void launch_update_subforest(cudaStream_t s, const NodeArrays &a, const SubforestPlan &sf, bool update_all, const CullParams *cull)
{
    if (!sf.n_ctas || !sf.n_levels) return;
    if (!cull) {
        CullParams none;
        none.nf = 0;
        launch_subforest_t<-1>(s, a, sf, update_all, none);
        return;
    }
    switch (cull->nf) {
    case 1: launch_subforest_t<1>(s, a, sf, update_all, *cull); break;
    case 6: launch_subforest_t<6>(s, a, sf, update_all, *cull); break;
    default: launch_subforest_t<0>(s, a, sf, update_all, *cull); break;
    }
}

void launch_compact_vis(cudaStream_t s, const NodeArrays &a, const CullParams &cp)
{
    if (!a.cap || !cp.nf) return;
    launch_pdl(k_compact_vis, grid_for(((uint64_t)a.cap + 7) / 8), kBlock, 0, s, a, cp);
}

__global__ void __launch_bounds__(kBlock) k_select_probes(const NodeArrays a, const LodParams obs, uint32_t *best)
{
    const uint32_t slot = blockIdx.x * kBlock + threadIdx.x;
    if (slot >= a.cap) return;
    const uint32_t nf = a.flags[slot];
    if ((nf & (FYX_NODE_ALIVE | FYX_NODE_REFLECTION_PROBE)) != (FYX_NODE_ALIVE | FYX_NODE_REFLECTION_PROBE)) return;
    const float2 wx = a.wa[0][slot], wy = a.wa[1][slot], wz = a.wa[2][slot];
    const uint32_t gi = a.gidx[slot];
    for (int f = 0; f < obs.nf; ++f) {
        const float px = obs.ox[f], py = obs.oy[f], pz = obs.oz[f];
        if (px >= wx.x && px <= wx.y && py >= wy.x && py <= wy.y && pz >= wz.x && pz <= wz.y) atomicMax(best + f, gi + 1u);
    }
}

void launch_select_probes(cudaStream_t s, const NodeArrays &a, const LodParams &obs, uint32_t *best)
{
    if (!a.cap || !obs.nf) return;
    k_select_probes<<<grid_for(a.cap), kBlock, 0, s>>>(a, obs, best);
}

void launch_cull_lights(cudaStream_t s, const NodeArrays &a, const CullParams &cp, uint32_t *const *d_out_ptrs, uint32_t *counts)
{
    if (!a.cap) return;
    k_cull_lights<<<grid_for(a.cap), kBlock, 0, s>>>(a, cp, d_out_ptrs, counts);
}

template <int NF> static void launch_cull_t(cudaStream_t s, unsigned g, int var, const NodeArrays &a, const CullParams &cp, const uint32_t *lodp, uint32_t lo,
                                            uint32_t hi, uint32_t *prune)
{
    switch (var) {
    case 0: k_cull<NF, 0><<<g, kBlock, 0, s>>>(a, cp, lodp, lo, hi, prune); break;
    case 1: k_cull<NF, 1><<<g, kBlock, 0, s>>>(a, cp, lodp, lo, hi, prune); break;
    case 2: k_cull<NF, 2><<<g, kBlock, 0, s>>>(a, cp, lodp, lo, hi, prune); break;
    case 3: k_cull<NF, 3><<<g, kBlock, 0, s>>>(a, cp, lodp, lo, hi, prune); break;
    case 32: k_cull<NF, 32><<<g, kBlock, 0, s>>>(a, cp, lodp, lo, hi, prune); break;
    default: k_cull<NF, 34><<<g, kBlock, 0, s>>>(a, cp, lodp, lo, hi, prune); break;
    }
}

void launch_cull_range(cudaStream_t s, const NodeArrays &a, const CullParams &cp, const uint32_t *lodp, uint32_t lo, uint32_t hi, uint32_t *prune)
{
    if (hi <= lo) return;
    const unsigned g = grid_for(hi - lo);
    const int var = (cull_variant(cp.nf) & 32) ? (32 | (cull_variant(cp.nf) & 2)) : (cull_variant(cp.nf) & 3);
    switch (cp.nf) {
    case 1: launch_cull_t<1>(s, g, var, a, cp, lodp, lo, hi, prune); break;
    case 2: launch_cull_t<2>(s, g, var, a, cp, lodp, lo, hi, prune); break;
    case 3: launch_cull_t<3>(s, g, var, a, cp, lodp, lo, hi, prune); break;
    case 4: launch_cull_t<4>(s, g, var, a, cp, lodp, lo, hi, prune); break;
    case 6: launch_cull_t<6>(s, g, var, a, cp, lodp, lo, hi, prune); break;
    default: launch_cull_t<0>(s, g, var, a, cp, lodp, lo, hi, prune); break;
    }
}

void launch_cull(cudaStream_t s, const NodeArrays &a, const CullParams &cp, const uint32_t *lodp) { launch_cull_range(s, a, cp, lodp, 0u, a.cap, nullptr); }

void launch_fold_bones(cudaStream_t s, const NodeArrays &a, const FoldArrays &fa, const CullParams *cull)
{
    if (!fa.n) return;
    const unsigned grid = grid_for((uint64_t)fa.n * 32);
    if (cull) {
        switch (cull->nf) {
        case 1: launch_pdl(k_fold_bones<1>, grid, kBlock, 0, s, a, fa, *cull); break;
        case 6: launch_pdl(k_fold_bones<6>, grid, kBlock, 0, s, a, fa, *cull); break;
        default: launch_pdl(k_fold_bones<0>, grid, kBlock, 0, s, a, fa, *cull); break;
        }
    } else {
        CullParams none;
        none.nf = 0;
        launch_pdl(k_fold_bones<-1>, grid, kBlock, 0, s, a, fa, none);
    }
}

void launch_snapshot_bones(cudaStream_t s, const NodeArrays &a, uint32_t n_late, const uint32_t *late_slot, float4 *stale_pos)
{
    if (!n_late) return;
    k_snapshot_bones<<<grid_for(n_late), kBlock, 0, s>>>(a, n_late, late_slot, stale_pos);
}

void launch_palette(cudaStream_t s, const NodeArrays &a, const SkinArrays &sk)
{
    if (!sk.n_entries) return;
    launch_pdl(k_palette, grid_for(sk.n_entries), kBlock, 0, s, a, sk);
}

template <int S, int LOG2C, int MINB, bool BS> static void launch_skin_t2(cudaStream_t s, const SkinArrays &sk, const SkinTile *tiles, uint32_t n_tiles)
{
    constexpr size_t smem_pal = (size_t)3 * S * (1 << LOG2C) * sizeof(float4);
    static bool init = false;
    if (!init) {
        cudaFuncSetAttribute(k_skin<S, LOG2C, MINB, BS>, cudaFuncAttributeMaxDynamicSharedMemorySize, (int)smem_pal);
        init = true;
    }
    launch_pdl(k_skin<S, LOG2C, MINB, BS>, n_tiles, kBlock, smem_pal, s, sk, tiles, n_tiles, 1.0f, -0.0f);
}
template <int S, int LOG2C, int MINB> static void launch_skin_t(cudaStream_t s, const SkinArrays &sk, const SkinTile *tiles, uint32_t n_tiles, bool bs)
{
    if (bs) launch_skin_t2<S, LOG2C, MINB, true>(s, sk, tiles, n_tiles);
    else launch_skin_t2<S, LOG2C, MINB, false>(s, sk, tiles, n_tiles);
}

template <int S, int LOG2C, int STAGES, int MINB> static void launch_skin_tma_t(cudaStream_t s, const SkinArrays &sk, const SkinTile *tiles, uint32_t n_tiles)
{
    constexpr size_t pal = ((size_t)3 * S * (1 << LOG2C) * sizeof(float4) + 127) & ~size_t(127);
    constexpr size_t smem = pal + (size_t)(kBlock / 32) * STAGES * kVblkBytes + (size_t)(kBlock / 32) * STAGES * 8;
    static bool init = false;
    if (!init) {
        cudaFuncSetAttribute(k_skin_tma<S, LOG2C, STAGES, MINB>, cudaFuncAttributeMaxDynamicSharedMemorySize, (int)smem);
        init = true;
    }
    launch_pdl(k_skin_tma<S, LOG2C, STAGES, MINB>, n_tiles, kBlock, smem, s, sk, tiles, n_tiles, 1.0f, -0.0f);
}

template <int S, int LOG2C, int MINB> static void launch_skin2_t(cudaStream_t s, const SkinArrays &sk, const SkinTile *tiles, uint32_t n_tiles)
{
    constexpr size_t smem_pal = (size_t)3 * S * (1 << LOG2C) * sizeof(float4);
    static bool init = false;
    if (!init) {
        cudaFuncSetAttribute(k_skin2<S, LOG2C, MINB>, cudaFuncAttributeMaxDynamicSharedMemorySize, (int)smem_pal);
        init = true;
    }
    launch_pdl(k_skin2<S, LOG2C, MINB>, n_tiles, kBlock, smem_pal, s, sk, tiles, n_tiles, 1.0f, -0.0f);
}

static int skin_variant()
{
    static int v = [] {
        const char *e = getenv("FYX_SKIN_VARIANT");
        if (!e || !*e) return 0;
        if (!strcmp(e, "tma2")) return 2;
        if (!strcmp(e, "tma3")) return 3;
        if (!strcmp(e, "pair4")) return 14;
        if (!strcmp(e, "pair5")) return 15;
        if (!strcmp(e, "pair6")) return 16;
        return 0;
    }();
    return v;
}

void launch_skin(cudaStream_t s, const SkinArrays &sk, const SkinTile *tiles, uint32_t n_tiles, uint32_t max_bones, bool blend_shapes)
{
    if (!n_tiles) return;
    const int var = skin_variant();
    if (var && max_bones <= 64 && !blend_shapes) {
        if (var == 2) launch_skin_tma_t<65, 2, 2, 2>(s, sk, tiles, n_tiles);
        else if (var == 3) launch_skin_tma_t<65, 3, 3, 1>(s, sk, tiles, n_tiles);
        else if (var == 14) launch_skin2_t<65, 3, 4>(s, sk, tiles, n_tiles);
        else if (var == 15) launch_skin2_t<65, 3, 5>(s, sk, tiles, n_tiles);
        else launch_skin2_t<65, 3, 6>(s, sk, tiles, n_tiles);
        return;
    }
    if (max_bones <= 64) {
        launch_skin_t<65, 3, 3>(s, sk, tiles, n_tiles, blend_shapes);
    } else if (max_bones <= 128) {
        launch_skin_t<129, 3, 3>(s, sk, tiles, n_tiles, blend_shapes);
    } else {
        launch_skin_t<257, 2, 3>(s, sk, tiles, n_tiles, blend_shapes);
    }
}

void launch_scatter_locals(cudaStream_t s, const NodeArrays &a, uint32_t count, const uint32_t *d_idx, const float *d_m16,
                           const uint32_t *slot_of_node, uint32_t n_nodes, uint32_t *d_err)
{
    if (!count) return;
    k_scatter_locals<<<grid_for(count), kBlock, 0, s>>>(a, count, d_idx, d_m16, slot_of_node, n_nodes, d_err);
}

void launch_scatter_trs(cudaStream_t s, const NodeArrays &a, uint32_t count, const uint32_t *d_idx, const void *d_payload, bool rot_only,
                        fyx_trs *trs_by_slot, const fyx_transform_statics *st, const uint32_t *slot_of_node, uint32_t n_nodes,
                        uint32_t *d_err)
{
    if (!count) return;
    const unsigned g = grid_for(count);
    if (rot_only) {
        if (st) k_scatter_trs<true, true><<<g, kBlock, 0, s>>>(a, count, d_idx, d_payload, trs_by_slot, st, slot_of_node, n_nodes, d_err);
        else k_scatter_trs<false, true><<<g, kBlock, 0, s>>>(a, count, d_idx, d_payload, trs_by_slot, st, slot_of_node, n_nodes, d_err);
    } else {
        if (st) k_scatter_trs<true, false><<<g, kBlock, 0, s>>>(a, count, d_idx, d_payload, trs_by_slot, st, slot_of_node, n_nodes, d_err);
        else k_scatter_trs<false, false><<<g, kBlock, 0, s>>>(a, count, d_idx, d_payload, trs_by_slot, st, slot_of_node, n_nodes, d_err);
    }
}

## Task instructions
Among the records above, extract exactly the lines from the line with "case 6: launch_subforest_t<6>(s, a, sf, update_all, *cull);" to the line with "const uint32_t gi = a.gidx[slot];", both lines included, and leave out the rest.

## Solved problem
    case 6: launch_subforest_t<6>(s, a, sf, update_all, *cull); break;
    default: launch_subforest_t<0>(s, a, sf, update_all, *cull); break;
    }
}

void launch_compact_vis(cudaStream_t s, const NodeArrays &a, const CullParams &cp)
{
    if (!a.cap || !cp.nf) return;
    launch_pdl(k_compact_vis, grid_for(((uint64_t)a.cap + 7) / 8), kBlock, 0, s, a, cp);
}

__global__ void __launch_bounds__(kBlock) k_select_probes(const NodeArrays a, const LodParams obs, uint32_t *best)
{
    const uint32_t slot = blockIdx.x * kBlock + threadIdx.x;
    if (slot >= a.cap) return;
    const uint32_t nf = a.flags[slot];
    if ((nf & (FYX_NODE_ALIVE | FYX_NODE_REFLECTION_PROBE)) != (FYX_NODE_ALIVE | FYX_NODE_REFLECTION_PROBE)) return;
    const float2 wx = a.wa[0][slot], wy = a.wa[1][slot], wz = a.wa[2][slot];
    const uint32_t gi = a.gidx[slot];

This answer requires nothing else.